Il avait un regard ahuri et il restait bouche bée, ce qui lui donnait un air encore plus stupide et ridicule. « Mais Irène… Irène !

– Ne faites pas de scandale ! – lui ordonna-t-elle sèchement. – Et ne me jouez pas la comédie ! Elle est sûrement encore tout près d’ici à me guetter, votre belle amie, prête à m’agresser une nouvelle fois…

– Qui… mais qui ? »

Elle avait une forte envie de lui donner un coup de poing dans la figure, cette figure figée dans une niaiserie qui la rendait méconnaissable. Elle sentait déjà sa main se crisper sur son parapluie. Elle n’avait jamais tant méprisé, tant haï quelqu’un.

« Mais Irène… Irène », balbutiait-il, de plus en plus bouleversé. « Que t’ai-je donc fait ?… Tout d’un coup tu ne viens plus… Je t’attends jour et nuit… Aujourd’hui je suis resté toute la journée devant chez toi à attendre de pouvoir te parler une minute.

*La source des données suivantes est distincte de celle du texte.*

template <int EPI, bool LNA>
__device__ __forceinline__ void pp_epilogue(const GemmParams &p, f4 (&acc)[8][4], char *smem, const int wave, const int m0, const int n0,
                                            const char *pair_slab) {
    int lane;
    asm volatile("v_mbcnt_lo_u32_b32 %0, -1, 0\n\tv_mbcnt_hi_u32_b32 %0, -1, %0" : "=v"(lane));
    const int tid = wave * 64 + lane;
    const int wr = wave >> 2, wc = wave & 3;
    const int g = lane >> 4, li = lane & 15;
    constexpr int NO = EPI == EPI_SILU_GU16 ? 32 : 64;
    const int nlim = EPI == EPI_SILU_GU16 ? p.N / 2 : p.N;
    const int nw0 = EPI == EPI_SILU_GU16 ? (n0 >> 1) + wc * 32 : n0 + wc * 64;
    const bool rows16 = ((p.ldc & 7) == 0) && ((p.ldr & 3) == 0) && nw0 + NO <= nlim;
    const __amdgpu_buffer_rsrc_t psrs = __builtin_amdgcn_make_buffer_rsrc((void *)pair_slab, 0, pair_slab ? 1 << 18 : 0, 0x00020000);
    auto pair_load = [&](int i, int j) {
        return __builtin_bit_cast(f4, __builtin_amdgcn_raw_buffer_load_b128(psrs, ((i * 4 + j) * 512 + tid) * 16, 0, 16));
    };
    if (!rows16) {
#pragma unroll
        for (int i = 0; i < 8; ++i) {
            f4 av[4];
#pragma unroll
            for (int j = 0; j < 4; ++j) av[j] = acc[i][j];
            if (pair_slab) {
#pragma unroll
                for (int j = 0; j < 4; ++j) av[j] += pair_load(i, j);
            }
            const int m = m0 + wr * 128 + i * 16 + li;
            if (m >= p.M) continue;
            if (EPI == EPI_SILU_GU16) {
#pragma unroll
                for (int jj = 0; jj < 2; ++jj) store4<EPI>(p, m, n0 + wc * 64 + jj * 32 + 4 * g, av[2 * jj], av[2 * jj + 1]);
            } else {
#pragma unroll
                for (int j = 0; j < 4; ++j) store4<EPI>(p, m, n0 + wc * 64 + j * 16 + 4 * g, av[j], av[j]);
            }
        }
        return;
    }
    float *patch = reinterpret_cast<float *>(smem + wave * 16384);
    constexpr bool XSW = NO == 64;
    constexpr int PS = XSW ? NO : NO + 4;
    auto pidx = [&](int r, int c) { return XSW ? r * PS + ((((c >> 2) ^ (r & 15)) << 2) | (c & 3)) : r * PS + c; };
    float bz[16];
#pragma unroll
    for (int q = 0; q < 16; ++q) bz[q] = 0.f;
    if (p.bias && !LNA && EPI == EPI_SILU_GU16) {
        if (EPI == EPI_SILU_GU16) {
#pragma unroll
            for (int jj = 0; jj < 2; ++jj)
#pragma unroll
                for (int r = 0; r < 4; ++r) {
                    const int nb = n0 + wc * 64 + jj * 32 + 4 * g + r;
                    bz[jj * 8 + r] = p.bias[nb];
                    bz[jj * 8 + 4 + r] = p.bias[nb + 16];
                }
        } else {
#pragma unroll
            for (int j = 0; j < 4; ++j)
#pragma unroll
                for (int r = 0; r < 4; ++r) bz[j * 4 + r] = p.bias[n0 + wc * 64 + j * 16 + 4 * g + r];
        }
    }
    float *cb = patch + 2048;
    float2 lst[2][2];
    auto load_stat = [&](int i, float2 &st) {
        int m = m0 + wr * 128 + i * 16 + li;
        m = m < p.M ? m : p.M - 1;
        st = reinterpret_cast<const float2 *>(p.ln_stat)[m];
    };
    if constexpr (EPI != EPI_SILU_GU16) {
        const int nc = n0 + wc * 64 + lane;
        cb[lane] = (p.bias && nc < p.N) ? p.bias[nc] : 0.f;
        if constexpr (LNA) cb[64 + lane] = p.ln_colsum ? p.ln_colsum[nc] : 0.f;
    }
    if constexpr (LNA) {
        load_stat(0, lst[0][0]);
        load_stat(1, lst[0][1]);
    }
    constexpr int LPR32 = NO / 4, RPP32 = 64 / LPR32, LPR16 = NO / 8, RPP16 = 64 / LPR16;
    constexpr int NR = (16 / RPP32) > 2 * (16 / RPP16) ? (16 / RPP32) : 2 * (16 / RPP16);
    auto load_res = [&](int i, float4 (&rr)[NR]) {
        const int mrow0 = m0 + wr * 128 + i * 16;
        if (p.out_f32) {
#pragma unroll
            for (int ps = 0; ps < 16 / RPP32; ++ps) {
                const int r = ps * RPP32 + lane / LPR32, c = (lane % LPR32) * 4;
                const int m = mrow0 + r < p.M ? mrow0 + r : p.M - 1;
                rr[ps] = *reinterpret_cast<const float4 *>(p.residual + (int64_t)m * p.ldr + nw0 + c);
            }
        } else {
#pragma unroll
            for (int ps = 0; ps < 16 / RPP16; ++ps) {
// ... 181 lines not shown
                            ohi[e] = (half_t)rh;
                        }
                        const int off = ((tr0 + r) * (int)p.ldc + nw0 + c) * 2;
                        __builtin_amdgcn_raw_buffer_store_b128(__builtin_bit_cast(u4v, olo), crs, off, 0, 0);
                        __builtin_amdgcn_raw_buffer_store_b128(__builtin_bit_cast(u4v, ohi), crs, off + 64, 0, 0);
                    }
                } else {
#pragma unroll
                    for (int ps = 0; ps < 16 / RPP16; ++ps) {
                        const int r = ps * RPP16 + lane / LPR16, c = (lane % LPR16) * 8;
                        f4 lo = *reinterpret_cast<const f4 *>(pu + pidx(r, c)), hi = *reinterpret_cast<const f4 *>(pu + pidx(r, c + 4));
                        if constexpr (MODE == M_GENERIC) {
                            const float4 r0 = rcur[2 * ps], r1 = rcur[2 * ps + 1];
                            lo[0] += r0.x; lo[1] += r0.y; lo[2] += r0.z; lo[3] += r0.w;
                            hi[0] += r1.x; hi[1] += r1.y; hi[2] += r1.z; hi[3] += r1.w;
                        }
                        const h8 o = h8{(half_t)lo[0], (half_t)lo[1], (half_t)lo[2], (half_t)lo[3], (half_t)hi[0], (half_t)hi[1], (half_t)hi[2], (half_t)hi[3]};
                        __builtin_amdgcn_raw_buffer_store_b128(__builtin_bit_cast(u4v, o), crs, ((tr0 + r) * (int)p.ldc + nw0 + c) * 2, 0, 0);
                    }
                }
            }
            asm volatile("s_waitcnt lgkmcnt(0)" ::: "memory");
            if constexpr (PAIR) {
                if (ib + 1 < 8 / RB) prefetch(ib + 1);
            }
        }
    };
    typedef std::false_type NP;
    typedef std::true_type WP;
    if constexpr (LNA) {
        if (rope_on) run(std::integral_constant<int, ROPE_OK ? M_ROPE : M_F16>{}, NP{});
        else if (pair_slab) run(std::integral_constant<int, M_F16>{}, WP{});
        else run(std::integral_constant<int, M_F16>{}, NP{});
    } else if constexpr (EPI != EPI_NONE) {
        if (!p.out_f32 && !p.residual) {
            if (pair_slab) run(std::integral_constant<int, M_F16>{}, WP{});
            else run(std::integral_constant<int, M_F16>{}, NP{});
        } else run(std::integral_constant<int, M_GENERIC>{}, NP{});
    } else {
        if (rope_on) run(std::integral_constant<int, M_ROPE>{}, NP{});
        else if (!p.out_f32 && !p.residual) {
            if (pair_slab) run(std::integral_constant<int, M_F16>{}, WP{});
            else run(std::integral_constant<int, M_F16>{}, NP{});
        } else if (p.out_f32 && p.residual && p.ln_part) {
            if (pair_slab) run(std::integral_constant<int, M_F32RES_LN>{}, WP{});
            else run(std::integral_constant<int, M_F32RES_LN>{}, NP{});
        } else if (p.out_f32 && p.residual) {
            if (pair_slab) run(std::integral_constant<int, M_F32RES>{}, WP{});
            else run(std::integral_constant<int, M_F32RES>{}, NP{});
        } else run(std::integral_constant<int, M_GENERIC>{}, NP{});
    }
    if (p.trace && tid == 0) {
        asm volatile("s_waitcnt vmcnt(0)" ::: "memory");
        p.trace[blockIdx.x * 4 + 3] = wall_clock64();
    }
}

– Tu attends… tiens… toi aussi. » La colère la rendait folle, elle le sentait. Ah, le frapper à la figure, comme cela ferait du bien ! Mais elle se retint, le regarda encore une fois avec un violent dégoût, semblant se demander si elle n’allait pas l’insulter, lui cracher au visage toute sa rage accumulée ; brusquement, elle tourna les talons et s’enfonça dans la foule sans plus le regarder. Il resta planté là, avec la main qui implorait encore, désemparé et frissonnant, puis il fut pris dans le mouvement de la rue qui l’entraîna comme le courant une feuille tombée, qui vacille, résiste et tourbillonne, mais finit par se laisser emporter à la dérive.

 

[Que cet homme ait pu être un jour son amant lui sembla soudain parfaitement irréel et absurde. Elle ne se souvenait de rien, ni de là couleur de ses yeux, ni de la forme de son visage. Son corps avait complètement oublié ses caresses, et, des paroles qu’il avait prononcées, seul résonnait encore en elle ce « Mais, Irène ! », cette plainte de mauviette servile bredouillant son désespoir. Bien qu’il fût la cause de son malheur, elle n’avait pas pensé à lui une seule fois tous ces derniers jours, pas même dans ses rêves. Il n’était rien dans sa vie, pas une tentation, et à peine un souvenir. Elle n’arrivait plus à concevoir comment il avait pu poser ses lèvres sur sa bouche, et elle se sentait la force de jurer qu’elle ne lui avait jamais appartenu. Qu’est-ce qui l’avait poussée dans ses bras ? Quelle épouvantable folie l’avait précipitée dans une aventure que son propre cœur ne comprenait plus, et ses sens à peine ? Elle n’en savait plus rien : tout ce qui s’était passé lui semblait étranger, et elle se voyait elle-même comme une étrangère.

Mais tout le reste n’avait-il pas changé aussi pendant ces six jours, pendant cette semaine d’épouvante ? Tel un acide, la peur qui la rongeait avait décomposé sa vie en ses différents éléments. Tout à coup les choses avaient un autre poids, les valeurs n’étaient plus les mêmes et les rapports s’embrouillaient.